Not many others were on the river, but I visited several times with a young family in a canoe and kayak, telling them that I hoped that they would see a moose.  The young boy excitedly explained that anyone who spots an animal gets ice cream.  I heartily approve of that rule!

A bald eagle circling in the growing wind was the extent of the wildlife and, by the time I reached Boom House near Chesuncook Village, the conditions kept my mind fully occupied.  Chesuncook Lake, which I would cross at its northern end above Gero Island, is usually windy and choppy.  “We’re in for a wild ride,” were my parting words to the family with kids, who were heading down the length of the lake.

At first the wind was a friendly, ferocious force at my back, then a confusion of waves as I entered the lake and saw that glorious view of Katahdin and its neighbors far to the south.  Then the waves were fighting me for control of my boat.  I safely passed the comforting Graveyard Point, paddling for the most part into the powerful waves at an angle, first toward the north shore, then toward Gero Island to the south.

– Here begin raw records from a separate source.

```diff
+    LAUNCH(c, k_fold_each, dim3(4), dim3(256), 0, c->stream, part, np, 0xb, c->res, 0);
+    if (int e = allreduce_res(c, 0, 2, 1)) return e;
+    if (int e = allreduce_res(c, 2, 1, 0)) return e;
+    if (int e = allreduce_res(c, 3, 1, 1)) return e;
+  }
+  HIPCHK(c, hipMemcpyAsync(c->h_red, c->res, 4 * sizeof(real), hipMemcpyDeviceToHost, c->stream));
   HIPCHK(c, hipStreamSynchronize(c->stream));
+  LAUNCHCHK(c);
+  if (!c->fl.separate_checks) { c->div_kept[0] = c->h_red[2]; c->div_kept[1] = c->h_red[3]; c->div_valid = true; }
   real dti = c->h_red[0], dtid = c->h_red[1];
   if (dti == 0.) dti = 1.;
   if (dtid == 0.) dtid = CALES_EPS;
```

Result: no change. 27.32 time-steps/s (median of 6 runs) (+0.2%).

Where would I camp?  Where could I reach?  Well, the wind answered that for me, finally just turning my boat broadside to the waves as my arms grew weary and scooting me along, thankfully close to the shore of Gero.  It felt safe, if a bit funny, to be simply along for the ride.

DSCN8104
Whitecaps race across the top of Chesuncook Lake, as seen from the protection of Gero Island.

Well, the excitement wasn’t over yet.  After lunch on a comfy log on the lee shore beach of Gero Island, I braved the wind anew to cross into the arm of Umbazooksus Stream, which stretches north above the lake, funneling the waves, this time in my direction of travel.   Staying near the west shore of the arm, I surfed with abandon, luckily having success aiming straight for Umbazooksus West campground, somewhat unusual with its road access and longterm RV residents.  I daydreamed that they were all in awe, watching my perilous journey to join them.

When I got there, the campground was deserted, the RV’s mute as to my paddling prowess.  This also meant there was no one there but me to see my empty boat, pulled fully up on the gravel beach, be picked up by the wind and deposited in the lake.  Boy did I ever drop my last load of gear and run, catching the skidding boat by one hand in waist deep water!  I will let the photos below tell the rest of the tale.  Tomorrow…Mud Pond Carry…

DSCN8107
Today gave new meaning to the term “unsettled weather,” as I experienced gusty winds, warm sunshine for swimming, violent thunderstorms, pea-sized hail, and drenching downpours.
DSCN8108
And a rainbow, viewed from inside my tent.